La journée nationale de grève du 30 janvier dans les EHPAD, à l’appel de toutes les fédérations syndicales, était une première, et ce fut un succès. Qui en appelle d’autres.
Selon le ministère lui-même, 31,8 % des personnels ont fait grève, même si seulement 10,3 % ont pu effectivement y participer. Les autres, dans le secteur public, étaient assignés (« réquisitionnés ») par les directions, ce qui en dit long sur le manque d’effectifs dans les services. La participation aux manifestations a été, elle aussi, importante. Dans certaines régions, dans les villes petites ou moyennes, les rassemblements ont atteint plusieurs centaines de manifestantEs.
La portée politique du mouvement
La lutte du 30 janvier a eu une portée qui dépasse le cadre d’une journée revendicative réussie. Elle a une dimension politique qui met en difficulté le gouvernement. En plus des personnels des EHPAD, les manifestations ont rassemblé des résidentEs, des collectifs d’usagers, des défenseurs des hôpitaux ainsi que l’intersyndicale des retraitéEs. Unis autour des mêmes revendications (unE salariéE pour unE résidentE, abrogation de la réforme tarifaire qui détruit le service public), ils exigeaient ensemble un droit : la prise en charge, collective et solidaire, par la société, de celles et ceux qui deviennent dépendants.
À l’heure ou Macron (et derrière lui le patronat) entendent promouvoir une « société de l’individu » qui réduit au strict minimum la protection sociale et son financement socialisé, et qui détruit le service public hospitalier, la mobilisation des EHPAD prend à contrepied les contre-réformes libérales.
Ultimatum pour l’ouverture de négociations
L’intersyndicale a rejeté le plan méprisant de la ministre qui propose de distribuer, au cas par cas, une enveloppe dérisoire de 50 millions d’euros, correspondant à un seul emploi nouveau pour trois établissements. Le 31 janvier, un ultimatum a été lancé au gouvernement pour ouvrir des négociations d’ici le 15 février. La perspective d’une nouvelle journée de grève et de manifestation en mars a été annoncée.

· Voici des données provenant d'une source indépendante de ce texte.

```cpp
struct ExpArgs {
  const uint32_t* filt;
  const uint32_t* hkey;
  const uint32_t* hrow;
  const uint32_t* drow;
  const uint32_t* dkey;
  const uint32_t* t2;
  const double* ltref;
  const uint32_t* bmp;
  uint32_t repmap, swmap;
  uint32_t bfly_uni;
  uint32_t bfly_even[4];
  uint32_t hmask, fmask, fmask4;
  uint32_t ksh, rsh;
  int32_t max_probe;
  int32_t slot0;
  double lp_unseen;
  int64_t N, nseq, n_h1;
  const uint32_t* r;
  double* sums;
  int64_t* counts;
  uint8_t* trace;
  int32_t early;
  int32_t walk;
  int32_t walk_wmin, walk_amin, walk_burst;
  double lt_min, lp_min;
  int32_t* err;
  const uint32_t* pf;
  uint32_t* wq;
  int32_t mix;
  int32_t t2c;
  int32_t nvtab;
  uint32_t vtab_off;
  const double* vtab;
  int32_t ck_n;
  int32_t ck_len, ck_warm;
  uint32_t* ck_out;
};
constexpr int kCkRecWords = 20;

template <int n>
struct StreamReader {
  static constexpr int SPW = 32 / n;
  static constexpr uint32_t MASK = (1u << n) - 1u;
  const uint32_t* r;
  int64_t pitch, q, N, nwords, wi;
  uint4 cache;
// ... 781 lines not shown
```

### detecting-convolutional-codes-via-markovian-statistics_amd/csrc/cvd_host.cpp

```cpp
#include <atomic>
#include <chrono>
#include <functional>
#include <map>
#include <mutex>
#include <thread>
#include <tuple>
#include <cstdlib>
#include <exception>
#include <cstdio>
#include <algorithm>
#include <cmath>
#include <cstring>
#include <memory>
#include <new>
#include <stdexcept>
#include <string>
#include <unordered_map>
#include <vector>

#include <sys/stat.h>
#include <unistd.h>

#include "../../include/cvd.h"
#include "cvd_internal.h"
// ... 486 lines not shown
    Mo.h_key_slot[(size_t)i] = (uint32_t)slot;
    slot_of[(size_t)i] = (int64_t)slot;
  }
  pt.mark("  nibble tables: hash + insert");
  Mo.h_dkey.assign((size_t)Mo.n_rows * nw, 0u);
  const Tabs T = make_tabs(Mo.dec);
  parallel_for(Mo.n_rows, [&](int64_t i, int) {
    uint32_t* dw = Mo.h_drow.data() + (size_t)dev_of[(size_t)i] * Mo.h_rsw;
    const uint8_t* D = Mo.keys.data() + (size_t)i * M;
    uint8_t succ[16][256];
    for (int r = 0; r < R; ++r) step_host(T, D, (uint32_t)r, succ[r]);
    for (int r = 0; r < R; ++r) {
      std::memcpy(dw + 4 * r, Mo.logp1.data() + (size_t)i * R + r, sizeof(double));
      const int64_t j = Mo.row_next[(size_t)i * R + r];
      dw[4 * r + 2] = (uint32_t)(j >= 0 ? (int32_t)dev_of[(size_t)j] : -1);
      uint32_t c = 0u;
      for (int q2 = 0; q2 < R; ++q2) c += std::memcmp(succ[q2], succ[r], (size_t)M) == 0;
      dw[4 * r + 3] = c;
    }
    std::memcpy(Mo.h_dkey.data() + (size_t)dev_of[(size_t)i] * nw, kws.data() + (size_t)i * nw,
                sizeof(uint32_t) * (size_t)nw);
    uint32_t* hw = interleave ? Mo.h_key_rows.data() + (size_t)i * ssw + nw
                              : Mo.h_row_rows.data() + (size_t)i * Mo.h_rsw;
    std::memcpy(hw, dw, sizeof(uint32_t) * Mo.h_rsw);
  });
  Mo.slot0 = (int32_t)dev_of[0];
  pt.mark("  nibble tables: records");
  Mo.bs = bitslice_preferred(Mo);
  int bload = 3;
  if (const char* e = std::getenv("CVD_BS_LOAD_LOG2")) bload = std::max(1, std::min(5, std::atoi(e)));
  int64_t bcap = 64;
  while (bcap < ((int64_t)1 << bload) * Mo.n_rows) bcap <<= 1;
  constexpr int kSlotW = 64;
  if (bcap * 4 * kSlotW > ((int64_t)1 << 32) || Mo.n_rows * 512 > ((int64_t)1 << 32)) Mo.bs = false;
  Mo.h_bfilt.clear(); Mo.h_bfilt_lds.clear(); Mo.h_bkey_rows.clear(); Mo.h_bkey_slot.clear(); Mo.h_bdkey.clear();
  Mo.h_bpf.clear();
  Mo.bhcap = 0; Mo.bmax_probe = 0;
  if (Mo.bs) {
    Mo.bs_pat_bits = kFilterPatBits;
    if (const char* e = std::getenv("CVD_BS_PAT_BITS")) Mo.bs_pat_bits = std::max(8, std::min(kFilterPatBits, std::atoi(e)));
    const bool bpf = bs_pf_preferred(Mo, ldsf);
    if (bpf) {
      Mo.bs_pat_bits = std::min(Mo.bs_pat_bits, (int32_t)kFilterPatBitsLds);
      Mo.bs_pf_log2 = kBsPfLog2Bits;
      if (const char* e = std::getenv("CVD_BS_PF_LOG2")) Mo.bs_pf_log2 = std::max(16, std::min(20, std::atoi(e)));
      Mo.h_bpf.assign((size_t)1 << (Mo.bs_pf_log2 - 5), 0u);
    }
    const unsigned bnpat = 1u << Mo.bs_pat_bits;
    Mo.bhcap = bcap;
    constexpr int kRecW = 48, kImgW = 48;
    Mo.h_bkey_rows.assign((size_t)Mo.n_rows * kSlotW, 0u);
    Mo.h_bkey_slot.assign((size_t)Mo.n_rows, 0u);
    Mo.h_bfilt.assign((size_t)fcap, 0u);
    Mo.h_bfilt_lds.assign(ldsf ? (size_t)fcap : 0u, 0u);
    Mo.h_bdkey.assign((size_t)Mo.n_rows * kImgW, 0u);
    pt.mark("  bit-sliced tables: allocate");
    std::vector<uint32_t> bph((size_t)Mo.n_rows), bpl((size_t)Mo.n_rows);
    parallel_for(Mo.n_rows, [&](int64_t i, int) {
      uint32_t z[2];
      bs_digest(Mo.keys.data() + (size_t)i * M, z);
      bs_key_hash(z[0], z[1], bph[(size_t)i], bpl[(size_t)i]);
    });
    std::vector<uint8_t> used((size_t)bcap, 0);
    for (int64_t i = 0; i < Mo.n_rows; ++i) {
      const uint32_t ph = bph[(size_t)i], pl = bpl[(size_t)i];
      const size_t fb = (size_t)filter_block_index(pl, (uint32_t)(fcap / 2 - 1));
      Mo.h_bfilt[2 * fb] |= filter_pattern(filter_pattern_index(ph, bnpat));
// ... 632 lines not shown
```

### detecting-convolutional-codes-via-markovian-statistics_amd/csrc/cvd_k1s.h

```cpp
#pragma once

#if defined(CVD_K1S_SLOT3) || defined(CVD_K1S_DEEP) || defined(CVD_K1S_T2) || defined(CVD_K1S_TRIM) || \
    defined(CVD_K1S_MIDPOS) || defined(CVD_K1S_VMASK) || defined(CVD_K1S_PADV) || defined(CVD_K1S_ABL) || \
    defined(CVD_WALK_BUF) || defined(CVD_K1S_AMASK) || defined(CVD_K1S_R16) || defined(CVD_K1S_NT_STREAM) || \
    defined(CVD_BS_ETAB2)
#error "removed k1s knob: CVD_K1S_SLOT3, CVD_K1S_DEEP, CVD_K1S_T2, CVD_K1S_TRIM, CVD_K1S_MIDPOS, CVD_K1S_VMASK, CVD_K1S_PADV, CVD_K1S_ABL, CVD_WALK_BUF, CVD_K1S_AMASK, CVD_K1S_R16, CVD_K1S_NT_STREAM and CVD_BS_ETAB2 no longer exist (DESIGN.md §10)"
#endif

#ifndef CVD_K1B_BITSLICE
#define CVD_K1B_BITSLICE 0
#endif

namespace cvd_dev {

constexpr int kBsSlotShift = 6;
constexpr int kBsRecWord = 48;
template <int PH>
__device__ __forceinline__ constexpr uint32_t bs_img_off() { return 32u * PH; }
constexpr uint32_t kBsRecOff = 4u * kBsRecWord;
constexpr int kBsDkeyWords = 48;
constexpr int kBsEarlyGroups = 21;
#ifndef CVD_K1S_PF
#define CVD_K1S_PF 0
#endif
// ... 43 lines not shown
  }
}
template <int PH, bool kUni, class Mid>
__device__ __forceinline__ void bs_core_tab(const uint32_t (&R)[2][4], uint32_t rr, uint32_t (&N)[2][4], uint32_t& c,
                                            bool& one, Mid mid) {
  const uint2 E0 = *reinterpret_cast<const uint2*>(reinterpret_cast<const char*>(bs_e0_lds()) + PH * 64 + rr);
  const uint32_t e0[2] = {E0.x, E0.y};
  uint32_t mu;
  cvd::bs_step_core_tab<PH, kUni>(
      R, e0,
      [&](bool zero_hit) {
        const char* tb = reinterpret_cast<const char*>(bs_mt_lds()) + PH * 128;
        const uint32_t o = rr + (zero_hit ? 0u : 64u);
        const uint4 w0 = *reinterpret_cast<const uint4*>(tb + o);
        const uint4 w1 = *reinterpret_cast<const uint4*>(tb + o + kBsMtSub);
        const uint2 q = *reinterpret_cast<const uint2*>(tb + o + 2u * kBsMtSub);
        cvd::BsMu T;
        T.e0m[0] = w0.x; T.a1[0] = w0.y; T.p1[0] = w0.z; T.a23[0] = w0.w;
        T.e0m[1] = w1.x; T.a1[1] = w1.y; T.p1[1] = w1.z; T.a23[1] = w1.w;
        T.p23[0] = q.x; T.p23[1] = q.y;
        return T;
      },
      N, mu, c, mid, &one);
}
__device__ __forceinline__ void bs_lt_add(double& lr, const double* s_lt, double lt1, uint32_t c, bool one) {
  if (__builtin_expect(one, 1)) {
    lr += lt1;
  } else {
    lr += s_lt[c];
    asm volatile("" : "+v"(lr));
  }
}
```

Ce calendrier est timide et lointain face à l’urgence de la situation et à l’intransigeance gouvernementale. Il laisse néanmoins ouverte la possibilité de franchir une nouvelle étape pour aboutir à un mouvement de grève généralisé seul à même de faire céder ce gouvernement. Cette mobilisation pourrait ouvrir une brèche pour d’autres secteurs de la santé, eux aussi en lutte face à la même maltraitance des personnels et des patientEs. C’est le cas en psychiatrie et dans de très nombreux autres établissements hospitaliers.
La lutte des EHPAD pourrait ainsi ouvrir la voie à une convergence des luttes de l’ensemble du secteur sanitaire qui, avec le soutien des associations d’usagers, des familles, du mouvement ouvrier interprofessionnel pourraient se transformer en « marées blanches » et en affrontement avec le pouvoir sur les questions de santé et de protection sociale.